A consultation document, Financial Stability and Depositer Protection, was published by the Treasury on the 1st July. According to this paper, the FSA (Financial Services Authority) is to propose increasing consumers deposit protection in Autumn of this year.
Deposit protection and the levels of these are something which mortgage advisors need to be aware of and are covered in the CeMAP exams.
This paper will now be discussed through further consultations and the resulting legislation will be introduced this autumn.
The FSA is expected to propose that the deposit protection is increased to £50,000 per consumer per bank. What this means is that if a bank got into trouble, then the first £50,000 that a consumer has deposited with that bank is protected and they will get it back.
This move is to strengthen the financial system’s stability, reduce the chances of banks facing difficulty and reducing the impact of those problems if they should occur for the majority of the general public, who do not usually have more than £50,000 in savings with a bank.
Chancellor Alistair Darling says: “No system of regulation can or should prevent the failure of each and every institution, but we must do everything possible to prevent problems which could pose a wider threat to stability. The challenge is to ensure that the authorities can act quickly and decisively where necessary to support financial institutions. These proposals will give the authorities the full range of powers they need. They do so by entrenching the model established a decade ago – the FSA responsible for individual institutions, the Bank of England for the stability of the financial system as a whole – but by providing each institution with new powers, and improving coordination between them.”
Callum McCarthy, chairman of the FSA, adds: “We are working closely with the Treasury and the Bank of England to strengthen the stability and resilience of the financial system and reduce the likelihood of banks failing. This legislation is one of the most important changes of the last decade and its influence will last for decades to come. We will consult later this year on the supervisory aspects of the new banking resolution regime and for changes to depositor compensation and will work with our tripartite partners to implement the new arrangement effectively.”

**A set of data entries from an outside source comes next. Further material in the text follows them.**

# Dave-he/unet-watermark

Hardware: AMD Instinct MI355X
Metric: train_images_per_sec (higher is better)
Workload: dtype f32 storage and accumulation; the convolution products of the encoder and decoder layers (3x3, 7x7 stem, stride-2 and 1x1 layers: forward, data gradients, and the weight gradients of the stride-1 3x3 layers and the stem) as fp16x3 splits - every fp32 operand = two fp16 halves (22 mantissa bits), a*b; 1 GPU; Unet-resnet34 512x512 bs16/GPU train step: fwd + Dice + bwd + Adam (BASELINE.json configs[1]); global_batch=16, parallelism=dp1, grad_allreduce=none

## Files before the change

unet-watermark_amd/_lib.py:

```python
from __future__ import annotations

import ctypes as C
import os
import subprocess
import sys
from pathlib import Path

os.environ.setdefault("GPU_MAX_HW_QUEUES", "8")

_PKG_DIR = Path(__file__).resolve().parent
_CSRC = _PKG_DIR / "csrc"
LIB_PATH = _PKG_DIR / "libuwm.so"
SOURCES = ["uwm_route.hip", "conv_igemm.hip", "conv_patch.hip", "conv_patch16.hip", "conv_wino.hip", "conv_wino8.hip", "conv_wino_x3.hip", "conv_f16x3.hip", "conv_f16x3v2.hip", "conv_stem_f16x3.hip", "conv_up2.hip", "conv_up2_f16.hip", "conv_c16_f16.hip", "conv_gemm.hip", "conv_head.hip", "mbconv.hip", "wgrad_igemm.hip", "wgrad_patch.hip", "wgrad_wino.hip", "wgrad_f16x3.hip", "wgrad_c16.hip", "wgrad_gemm.hip", "wgrad_stem.hip", "elementwise.hip", "loss.hip", "loss_ext.hip", "mask_post.hip", "mask_enhance.hip", "resize_u8.hip", "pair_mask_u8.hip", "synth_u8.hip", "synth_text_u8.hip", "extract_u8.hip", "text_enhance.hip", "filter_u8.hip", "augment_u8.hip", "augment_ext_u8.hip", "jpeg_u8.hip", "uwm_model.hip"]
HIP_ARCH = "gfx950"
EXTRA_FLAGS = {name: ["-Xclang", "-target-feature", "-Xclang", "-packed-fp32-ops"]
               for name in ("conv_f16x3.hip", "conv_f16x3v2.hip", "wgrad_f16x3.hip", "conv_stem_f16x3.hip")}
EXTRA_FLAGS["synth_u8.hip"] = ["-ffp-contract=off"]
EXTRA_FLAGS["synth_text_u8.hip"] = ["-ffp-contract=off"]
EXTRA_FLAGS["extract_u8.hip"] = ["-ffp-contract=off"]
EXTRA_FLAGS["text_enhance.hip"] = ["-ffp-contract=off"]


class uwm_unet_desc(C.Structure):
    _fields_ = [("encoder", C.c_int), ("in_channels", C.c_int), ("classes", C.c_int),
                ("decoder_channels", C.c_int * 5), ("bn_eps", C.c_float), ("bn_momentum", C.c_float), ("arch", C.c_int)]


class uwm_tensor_info(C.Structure):
    _fields_ = [("name", C.c_char * 96), ("kind", C.c_int), ("arena", C.c_int), ("ndim", C.c_int),
                ("offset", C.c_longlong), ("shape", C.c_longlong * 4), ("stride", C.c_longlong * 4)]


class uwm_src(C.Structure):
    _fields_ = [("ptr", C.c_void_p), ("scale", C.c_void_p), ("shift", C.c_void_p),
                ("C", C.c_int), ("H", C.c_int), ("W", C.c_int), ("up", C.c_int), ("relu", C.c_int)]

# ... 252 lines not shown
```

unet-watermark_amd/csrc/elementwise.hip:

```cpp
#include "uwm_kernels.h"
#include <vector>
#include <mutex>
#include <cstdlib>

namespace uwm {

typedef float f4 __attribute__((ext_vector_type(4)));
static constexpr int kMaxBlocks = 256 * 8;

static inline unsigned nblocks(size_t work, int per_block) {
  size_t b = (work + per_block - 1) / per_block;
  if (b > (size_t)kMaxBlocks) b = kMaxBlocks;
  if (b < 1) b = 1;
  return (unsigned)b;
}

__global__ void nchw_to_nhwc4_kernel(const float* __restrict__ x, float* __restrict__ y, int C, size_t HW,
                                     size_t total, int CP) {
  for (size_t i = blockIdx.x * (size_t)blockDim.x + threadIdx.x; i < total; i += (size_t)gridDim.x * blockDim.x) {
    const size_t n = i / HW, p = i - n * HW;
    const float* xp = x + n * C * HW + p;
    float* yp = y + i * CP;
    for (int c0 = 0; c0 < CP; c0 += 4) {
      f4 v;
// ... 800 lines not shown
}
const char* prof_class_name(int cls) {
  static const char* names[kProfClasses] = {
      "conv_igemm_kernel<128,128,2,2>", "conv_igemm_kernel<128,64,2,2>", "conv_igemm_kernel<128,32,4,1>",
      "conv_igemm_kernel<128,16,4,1>",  "conv_igemm_kernel<64,64,2,2>",  "conv_igemm_kernel<64,128,1,4>",
      "wgrad_igemm_kernel<64,128,2,2>", "wgrad_igemm_kernel<128,128,2,2>", "wgrad_igemm_kernel<16,256,1,4>",
      "wgrad_igemm_kernel<32,256,1,4>", "conv_patch_kernel<128,2,2>", "conv_patch_kernel<64,2,2>",
      "conv_patch_kernel<32,4,1>",      "conv_patch_kernel<16,4,1>",      "wgrad_patch_kernel<16>",
      "wgrad_patch_kernel<32>",         "wgrad_patch_kernel<64>",         "conv_patch16_kernel<16>",
      "conv_patch16_kernel<32>",        "conv_wino_kernel<64>",           "conv_wino_kernel<32>",
      "conv_wino_kernel<16>",           "wgrad_wino2_kernel<64>",         "wgrad_wino2_kernel<32>",
      "wgrad_wino_kernel<16>",          "conv_wino8_kernel",              "wgrad_igemm_kernel<128,32,2,2>",
      "wgrad_igemm_kernel<128,64,2,2>",  "wgrad_igemm_kernel<32,64,2,2>",  "wgrad_igemm_kernel<32,128,1,4>",
      "conv_head_kernel",               "conv_wino_x3_kernel",            "wgrad_c16_kernel",
      "wgrad_head_kernel",              "conv_up2_kernel",                "conv_up2_dgrad_kernel",
      "wgrad_up2_kernel",               "conv_gemm_kernel<128>",          "conv_gemm_kernel<64>",
      "wgrad_gemm_kernel<128>",         "wgrad_gemm_kernel<64>",          "wgrad_stem_kernel",
      "conv_f16x3_kernel",              "wgrad_f16x3_kernel",             "conv_stem_f16x3_kernel",
      "conv_up2_f16x3_kernel",          "conv_up2_dgrad_f16x3_kernel",    "wgrad_up2_f16x3_kernel",
      "conv_c16_f16x3_kernel",          "wgrad_c16_f16x3_kernel",         "wgrad_stem_f16x3_kernel",
      "conv_gemm_f16x3_kernel<128>",    "conv_gemm_f16x3_kernel<64>",
      "conv_igemm_f16x3_kernel<128,128,2,2>", "conv_igemm_f16x3_kernel<128,64,2,2>", "conv_igemm_f16x3_kernel<128,32,4,1>",
      "conv_igemm_f16x3_kernel<128,16,4,1>",  "conv_igemm_f16x3_kernel<64,64,2,2>",  "conv_igemm_f16x3_kernel<64,128,1,4>",
      "?", "wgrad_igemm_f16x3_kernel<128,128,2,2>", "wgrad_igemm_f16x3_kernel<128,64,2,2>", "wgrad_igemm_f16x3_kernel<64,128,2,2>", "?"};
  return (cls >= 0 && cls < kProfClasses) ? names[cls] : "?";
}

}
```

unet-watermark_amd/csrc/uwm_abi.inc:

```
extern "C" {

const char* uwm_last_error(void) { return g_err; }
int uwm_version(void) { return 1; }

int uwm_create(const uwm_unet_desc* desc, uwm_handle* out) {
  if (!desc || !out) return fail("uwm_create: null argument");
  uwm_model* m = new uwm_model();
  m->desc = *desc;
  if (m->desc.bn_eps <= 0.f) m->desc.bn_eps = 1e-5f;
  if (m->desc.bn_momentum <= 0.f) m->desc.bn_momentum = 0.1f;
  if (build_model(m)) { delete m; return 1; }
  const char* e = getenv("UWM_SIDE_STREAM");
  m->use_side = e ? atoi(e) : 1;
  if (const char* pe = getenv("UWM_PRECISION")) {
    static const char* names[7] = {"f32", "bf16x3", "bf16x3_all", "f16x3", "f16x3_all", "f16x1", "f16x3_bwd2"};
    int found = -1;
    for (int i = 0; i < 7; ++i) if (!strcmp(pe, names[i]) || (pe[0] == '0' + i && !pe[1])) found = i;
    if (found < 0) { delete m; return fail("uwm_create: UWM_PRECISION=%s is not a precision mode (f32 | bf16x3 | bf16x3_all | f16x3 | f16x3_all | f16x1 | f16x3_bwd2 or 0..6)", pe); }
    m->prec = found; m->plan.prec = found; m->prec_from_env = found != UWM_PREC_F32;
  }
  if (const char* pf = getenv("UWM_F16X3_MIN_WGS")) m->f3_min_wgs = atoi(pf) > 0 ? atoi(pf) : 0;
  m->wino_mode = winograd_mode();
  m->plan.wino_mode = m->wino_mode;
  *out = m; return 0;
// ... 1091 lines not shown
    if (rc != 0) return fail("uwm_allreduce_grads: ncclAllReduce failed on bucket %d (ncclResult_t %d)", k, rc);
  }
  return 0;
}
float* uwm_grad_arena(uwm_handle h) { return h ? h->grads : nullptr; }
static Src to_src(const uwm_src* s) { return mk_src(s->ptr, s->C, s->H, s->W, s->scale, s->shift, s->relu, s->up); }

static int g_op_ig16 = 0;
static int op_ig_bank(const float* w, int rows, int Kpad, int slot, hipStream_t st, const float** bank) {
  static float* buf[2] = {nullptr, nullptr}; static size_t cap[2] = {0, 0};
  const size_t n = (size_t)rows * Kpad;
  if (n > cap[slot]) {
    if (buf[slot]) HIPCHK(hipFree(buf[slot]));
    buf[slot] = nullptr; cap[slot] = 0;
    HIPCHK(hipMalloc((void**)&buf[slot], n * sizeof(float)));
    cap[slot] = n;
  }
  WinoJobs jobs; memset(&jobs, 0, sizeof(jobs)); jobs.n = 1;
  jobs.j[0].w = w; jobs.j[0].ut = buf[slot]; jobs.j[0].rows = rows; jobs.j[0].Kpad = Kpad; jobs.j[0].mode = 3; jobs.j[0].src_rows = rows;
  LCHK(launch_f16x3_weights_multi(jobs, st));
  *bank = buf[slot];
  return 0;
}
int uwm_op_set_igemm_f16x3(int on) { g_op_ig16 = on == 2 ? 2 : (on != 0); return 0; }
int uwm_op_conv(const uwm_src* s0, const uwm_src* s1, const float* w, int wrows, int Kpad, int kh, int kw, int stride,
                int pad, int N, int Cout, const float* bias, float* y, double* stats, int cfg, uwm_stream stream) {
  if (!s0 || !w || !y) return fail("uwm_op_conv: null argument");
  ConvArgs a; memset(&a, 0, sizeof(a));
  a.s0 = to_src(s0); a.C0 = a.s0.C;
  if (s1) { a.s1 = to_src(s1); a.Ctot = a.C0 + a.s1.C; } else { a.s1 = a.s0; a.Ctot = a.C0; }
  a.Hl = a.s0.H << a.s0.up; a.Wl = a.s0.W << a.s0.up;
  a.w = w; a.wrows = wrows; a.Kpad = Kpad; a.ntaps = kh * kw; a.kw = kw;
  a.N = N; a.Ho = (a.Hl + 2 * pad - kh) / stride + 1; a.Wo = (a.Wl + 2 * pad - kw) / stride + 1;
  a.Cout = Cout; a.M = N * a.Ho * a.Wo;
  a.smul = stride; a.rmul = 1; a.off = -pad; a.sdiv = 1;
  a.out = y; a.bias = bias;
  if (stats) { a.ssum = stats; a.ssq = stats + Cout; }
  a.dv_ctot = make_fastdiv(a.Ctot); a.dv_kw = make_fastdiv(a.kw);
  a.ig16 = g_op_ig16 != 0;
  if (g_op_ig16 == 1 && !(Kpad & 31) && cfg < 6 && conv_route(a, cfg).k == kConvIgemm && op_ig_bank(w, wrows, Kpad, 0, (hipStream_t)stream, &a.wbank)) return 1;
  if (cfg == 610) {
    static float* sbuf = nullptr;
    if (!sbuf) HIPCHK(hipMalloc((void**)&sbuf, stem_f16x3_bank_floats() * sizeof(float)));
    if (kh != 7 || kw != 7 || a.Ctot != 4 || wrows != 64) return fail("uwm_op_conv: cfg 610 is the 7x7 stem (4 stored input channels, 64 outputs)");
    LCHK(launch_stem_f16x3_weights(w, Kpad, a.Ctot, sbuf, (hipStream_t)stream));
    a.wu = sbuf;
    LCHK(launch_conv_stem_f16x3(a, (hipStream_t)stream));
// ... 10 lines not shown
  } else if (cfg >= 300 && cfg < 500) return fail("uwm_op_conv: cfg 300 (Winograd) needs 3x3 s1 p1, channels %% 8 == 0, Ho >= 8, Wo >= 16");
  LCHK(launch_conv(a, (hipStream_t)stream, cfg));
  return 0;
}
int uwm_op_dgrad(const float* dy, int N, int Ho, int Wo, int Cout, const float* wd, int Cin, int KpadD, int kh, int kw,
                 int stride, int pad, int H, int W, const float* addend, const float* mask, const float* mscale,
                 const float* mshift, float* dx, uwm_stream stream) {
  if (!dy || !wd || !dx) return fail("uwm_op_dgrad: null argument");
  ConvArgs a; memset(&a, 0, sizeof(a));
  a.s0 = mk_src(dy, Cout, Ho, Wo); a.s1 = a.s0; a.C0 = Cout; a.Ctot = Cout;
  a.w = wd; a.wrows = Cin; a.Kpad = KpadD; a.ntaps = kh * kw; a.kw = kw;
  a.N = N; a.Ho = H; a.Wo = W; a.Cout = Cin; a.M = N * H * W;
  a.Hl = Ho; a.Wl = Wo; a.smul = 1; a.rmul = -1; a.off = pad; a.sdiv = stride;
  a.out = dx; a.addend = addend; a.mask = mask; a.mscale = mscale; a.mshift = mshift;
  a.dv_ctot = make_fastdiv(a.Ctot); a.dv_kw = make_fastdiv(a.kw);
  if (g_op_ig16) {
    static float* xm = nullptr;
    if (!xm) HIPCHK(hipMalloc((void**)&xm, 32 * sizeof(float)));
    LCHK(launch_absmax32(dy, (size_t)N * Ho * Wo * Cout, xm, (hipStream_t)stream));
    a.ig16 = 1; a.xmax = xm;
  }
  if (winograd_mode() != 0 && op_wino_shape(a, kh, kw, stride, pad) && op_wino_prepare(a, 1, (hipStream_t)stream)) return 1;
  if (g_op_ig16 == 1 && !(KpadD & 31)) {
    const ConvKernel k = conv_route(a, -1).k;
    if ((k == kConvIgemm || k == kConvS2Dgrad) && op_ig_bank(wd, Cin, KpadD, 0, (hipStream_t)stream, &a.wbank)) return 1;
  }
  LCHK(launch_conv(a, (hipStream_t)stream));
  return 0;
}
int uwm_op_dgrad_upsplit(const float* dy, int N, int H, int W, int Cout, const float* wd, int C0, int C1, int KpadD,
                         float* gprev, const float* pmask, const float* pscale, const float* pshift, float* gskip,
                         uwm_stream stream) {
  if (!dy || !wd || !gprev || (C1 > 0 && !gskip)) return fail("uwm_op_dgrad_upsplit: null argument");
  ConvArgs a; memset(&a, 0, sizeof(a));
  a.s0 = mk_src(dy, Cout, H, W); a.s1 = a.s0; a.C0 = Cout; a.Ctot = Cout;
  a.w = wd; a.wrows = C0 + C1; a.Kpad = KpadD; a.ntaps = 9; a.kw = 3;
  a.N = N; a.Ho = H; a.Wo = W; a.Cout = C0 + C1; a.M = N * H * W;
  a.Hl = H; a.Wl = W; a.smul = 1; a.rmul = -1; a.off = 1; a.sdiv = 1;
  a.out = gskip; a.out_up = gprev; a.up_c0 = C0; a.up_mask = pmask; a.up_mscale = pscale; a.up_mshift = pshift;
  a.dv_ctot = make_fastdiv(a.Ctot); a.dv_kw = make_fastdiv(a.kw);
  if (!op_wino_shape(a, 3, 3, 1, 1) || (H & 1) || (W & 1)) return fail("uwm_op_dgrad_upsplit: needs even H >= 8, W >= 16, channels %% 8 == 0");
  if (g_op_ig16) {
    static float* xm = nullptr;
    if (!xm) HIPCHK(hipMalloc((void**)&xm, 32 * sizeof(float)));
    LCHK(launch_absmax32(dy, (size_t)N * H * W * Cout, xm, (hipStream_t)stream));
    a.ig16 = 1; a.xmax = xm;
  }
  if (op_wino_prepare(a, 1, (hipStream_t)stream)) return 1;
  LCHK(launch_conv(a, (hipStream_t)stream));
  return 0;
// ... 130 lines not shown
```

When changes such as these are made, your CeMAP syllabus remains the same until the ifs (Institute of Financial Services) updates the syllabus. This means that sometimes you will take your CeMAP exam using slightly out of date figures, such as this one, however, when you get into the exam room, you are given a table with tax rates and national insurance rates and bands so you do not have to remember every exact figure.
A good CeMAP training course will ensure that you are aware which figures you will have to remember (which are not too many so don’t worry) and which figures are provided on the examination day.